Viele kommen zu den (zurzeit obligatorischen, aber nicht prüfungspflichtigen) Architekturtheorie-Vorlesungen und zu den Seminaren und schreiben Wahlfacharbeiten, weil sie erkennen wollen, wie man verschiedene Themen in einen Zusammenhang bringen kann. Sie wollen Auskunft darüber, wie es gelingen kann, Naturwissenschaft, Informatik, Globalisierungskritik oder die „paranoisch-kritische Methode“ zusammen zu diskutieren. Die Diskussion wäre unmöglich ohne die Begeisterung von neuen Ideen, von Persönlichkeiten, von Berührungen mit der Praxis des Bauens – und diese braucht man, egal ob man mit dem Diplom dann als Entwerfer, Informatiker, Beamter, Auftraggeber oder Bühnengestalter arbeiten wird oder Aufträge vergibt. Eine andere Aufgabe der Architekturtheorie ist die Diskussion über die Schule selbst: ihre Leitbilder, ihre Wertvorstellungen, ihr Selbstverständnis. Zu diesem Zweck hat unser Lehrbereich Architekturtheorie eine Veranstaltungsreihe UmBildung initiiert.
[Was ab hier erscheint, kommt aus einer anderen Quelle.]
template <bool BODY, bool EMIT, int FD, typename T, int S>
__device__ __forceinline__ void march_unit3(const MarchParams<T> &p, March3Addr<T, S> &m, __amdgpu_buffer_rsrc_t rh, unsigned hoff,
                                            int ia, int ib, int uflags, int j0, int lane, bool far_win, ClassMask nonfast_m,
                                            ClassMask solid_m, const T (&feq0)[9])
{
    constexpr bool OVLF = (FD & MARCH_FD_OVL) != 0;
    typedef MV<T, S> V3;
    constexpr unsigned HREC = M3_HL * sizeof(T);
    const Geom &g = p.g;
    const MarchAddr<T, S> &a = m.a;
#define NONFAST(x) (BODY && cm_bit(nonfast_m, (x) - ia + 2))
#define ALLSOLID(x) (BODY && cm_bit(solid_m, (x) - ia + 2))
#define OWN_BUF(x) (a.own_lds + ((x) & 1) * OWN_LDS_BYTES)
#define OWN_NOW(x) do { if (BODY && NONFAST(x)) own_prefetch<T, S, OVLF>(a, (x), OWN_BUF(x)); } while (0)
#define STEP1(x, in, G) march_step1<BODY, FD, T, S, BODY>(p, a, (x), j0, far_win, NONFAST(x), ALLSOLID(x), feq0, in, G, nullptr, OWN_BUF(x))
#define STEP1P(x, in, G, sb) march_step1<BODY, FD, T, S, BODY>(p, a, (x), j0, far_win, NONFAST(x), ALLSOLID(x), feq0, in, G, BODY ? (sb).v : nullptr, OWN_BUF(x))
    const bool outlet = BODY && (uflags & MU_OUTLET_AFTER) != 0;
    const int xend = outlet ? ib : ib + 1;
    V3 s1m[3], s1c[9];
    V3 s2m[3], s2c[9];
    V3 in[9], G1[9], G2[9], mac[3];
#pragma unroll
    for (int k = 0; k < 9; k++) { s1c[k] = mv_splat<T, S>(feq0[k]); s2c[k] = s1c[k]; }
    s1m[0] = s1c[1]; s1m[1] = s1c[5]; s1m[2] = s1c[8];
    s2m[0] = s1c[1]; s2m[1] = s1c[5]; s2m[2] = s1c[8];
    T hv2 = halo_load_x<OVLF, T>(rh, hoff, (unsigned)(ia - 2 > 0 ? ia - 2 : 0) * HREC);
    T hv1 = halo_load_x<OVLF, T>(rh, hoff, (unsigned)(ia - 1 > 0 ? ia - 1 : 0) * HREC);
    T hv0 = halo_load_x<OVLF, T>(rh, hoff, (unsigned)ia * HREC);
    if (!BODY || ia - 2 + g.gi0 >= 0) {
        OWN_NOW(ia - 2);
        march_load_aligned(a, ia - 2, in);
        march_align_in<OVLF>(in, lane, hv2);
        STEP1(ia - 2, in, s1c);
    }
    s1m[0] = s1c[1]; s1m[1] = s1c[5]; s1m[2] = s1c[8];
    if (!BODY || ia - 1 + g.gi0 >= 0) {
        OWN_NOW(ia - 1);
        march_load_aligned(a, ia - 1, in);
        march_align_in<OVLF>(in, lane, hv1);
        STEP1(ia - 1, in, s1c);
    }
    OWN_NOW(ia);
    march_load_aligned(a, ia, in);
    SiteBytes sb0{{0, 0}}, sb1{{0, 0}}, sb2{{0, 0}};
    if (BODY) { sb0 = site_bytes_load<T, S, OVLF>(p, ia, j0); sb1 = site_bytes_load<T, S, OVLF>(p, ia - 1, j0); sb2 = site_bytes_load<T, S, OVLF>(p, ia - 2, j0); wait_for_bytes(sb0); wait_for_bytes(sb1); wait_for_bytes(sb2); }
    wait_for_column(in, hv0, hv1, hv2);
    int seam_col = -1;
#ifdef WT_M3_STAMPS
    unsigned long long st_[8] = {0, 0, 0, 0, 0, 0, 0, 0}, tprev_ = __builtin_amdgcn_s_memtime();
#endif
#pragma unroll 1
    for (int x = ia; x <= xend; x++) {
        V3 nxt[9];
        if (BODY && x + 1 <= xend && NONFAST(x + 1)) own_prefetch<T, S, OVLF>(a, x + 1, OWN_BUF(x + 1));
        march_load_aligned(a, (x + 1 <= xend) ? x + 1 : x, nxt);
        const bool has2 = x - 2 >= ia;
        const int c1 = x - 1, c2 = x - 2;
        const T hvn = halo_load_x<OVLF, T>(rh, hoff, (unsigned)(x + 1) * HREC);
        SiteBytes sbn{{0, 0}};
        if (BODY) sbn = site_bytes_load<T, S, OVLF>(p, x + 1, j0);
        const Seam3 sp = seam3_fetch<OVLF>(m);
        M3_STAMP(0);
        march_align_in<OVLF>(in, lane, hv0);
        STEP1P(x, in, G1, sb0);
        M3_STAMP(1);
        march_stage<BODY, false, FD, 0>(p, c1, j0, lane, far_win, NONFAST(c1), ALLSOLID(c1), feq0, s1m, s1c, G1, hv1, G2, mac, BODY ? sb1.v : nullptr);
#ifdef WT_M3_STAMPS
        pin_after(G2);
#endif
        M3_STAMP(2);
        V3 out[9];
        march_stage<BODY, EMIT, FD, 4>(p, c2, j0, lane, far_win, NONFAST(c2), ALLSOLID(c2), feq0, s2m, s2c, G2, hv2, out, mac, BODY ? sb2.v : nullptr);
        pin_after(out);
        M3_STAMP(3);
        wait_for_column(nxt, hvn);
        if (BODY) { wait_for_bytes(sbn); sb2 = sb1; sb1 = sb0; sb0 = sbn; }
#ifdef WT_M3_STAMPS
        asm volatile("s_waitcnt vmcnt(0)" ::: "memory");
#endif
        M3_STAMP(4);
        hv2 = hv1; hv1 = hv0; hv0 = hvn;
        march3_store<EMIT, OVLF>(m, has2 ? a.voff_st : p.lat_bytes, has2 ? c2 : 0, out, mac);
        seam3_flush<OVLF>(m, seam_col, sp);
        M3_STAMP(5);
        seam_col = has2 ? c2 : seam_col;
        if (BODY && outlet && x == xend) break;
        s2m[0] = s2c[1]; s2m[1] = s2c[5]; s2m[2] = s2c[8];
        s1m[0] = s1c[1]; s1m[1] = s1c[5]; s1m[2] = s1c[8];
#pragma unroll
        for (int k = 0; k < 9; k++) { s2c[k] = G2[k]; s1c[k] = G1[k]; in[k] = nxt[k]; }
    }
#ifdef WT_M3_STAMPS
    if (!BODY && lane == 0) {
        for (int i = 0; i < 6; i++) atomicAdd(&g_m3_stamps[i], st_[i]);
        atomicAdd(&g_m3_stamps[6], (unsigned long long)(xend - ia + 1));
        atomicAdd(&g_m3_stamps[7], 1ULL);
    }
#endif
    if (BODY && outlet) {
        const int co = ib;
        uint32_t solid4 = 0;
        if (NONFAST(co)) solid4 = load_site_bytes<S>(p.mask + (long)(co + 1) * g.pitch + site_row<S, OVLF>(j0, g.ny));
        const bool any_solid = __ballot(solid4 != 0) != 0ULL;
        V3 L2o[9], out[9];
#pragma unroll
        for (int k = 0; k < 9; k++) L2o[k] = s1c[k];
        if (any_solid) { auto own1 = [&](int k) { return G1[k]; }; march_solid<T, S, false>(L2o, mac, solid4, own1); }
        V3 t2m[3];
        t2m[0] = s2c[1]; t2m[1] = s2c[5]; t2m[2] = s2c[8];
        const T hv2t = halo_load_x<OVLF, T>(rh, hoff, (unsigned)(co - 1) * HREC);
        Seam3 sp = seam3_fetch<OVLF>(m);
        march_stage<BODY, EMIT, FD, 4>(p, co - 1, j0, lane, far_win, NONFAST(co - 1), ALLSOLID(co - 1), feq0, t2m, G2, L2o, hv2t, out, mac);
        march3_store<EMIT, OVLF>(m, a.voff_st, co - 1, out, mac);
        seam3_flush<OVLF>(m, seam_col, sp);
        seam_col = co - 1;
#pragma unroll
        for (int k = 0; k < 9; k++) out[k] = G2[k];
        if (EMIT) march_outlet_macro(G2, mac);
        if (any_solid) { auto own2 = [&](int k) { return L2o[k]; }; march_solid<T, S, EMIT>(out, mac, solid4, own2); }
        sp = seam3_fetch<OVLF>(m);
        march3_store<EMIT, OVLF>(m, a.voff_st, co, out, mac);
        seam3_flush<OVLF>(m, seam_col, sp);
        seam_col = co;
    }
    seam3_flush<OVLF>(m, seam_col, seam3_fetch<OVLF>(m));
#undef NONFAST
#undef ALLSOLID
#undef STEP1
#undef STEP1P
#undef OWN_BUF
#undef OWN_NOW
}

Diese Beschreibung der Aufgaben des Architekturtheorieunterrichtes mag als Rückzug auf die Sprache gewertet werden. Obwohl es ja in der Tat um sprachliche Prozesse geht, trifft das Wort Rückzug überhaupt nicht. Architekturtheorie ist zuständig für eine bestimmte Art, sich der Architektur anzunehmen: Sie beeinflusst das begrifflich organisierte Verständnis, das von entscheidender Bedeutung dafür ist, wie wir die gebaute (und nicht nur diese) Welt sehen und mit ihr umgehen. Gerade wenn man verlangt, dass Theorie sich nicht direkt in Praxis umsetzt, nimmt sie Einfluss darauf, wie sich die Architektur entwickelt.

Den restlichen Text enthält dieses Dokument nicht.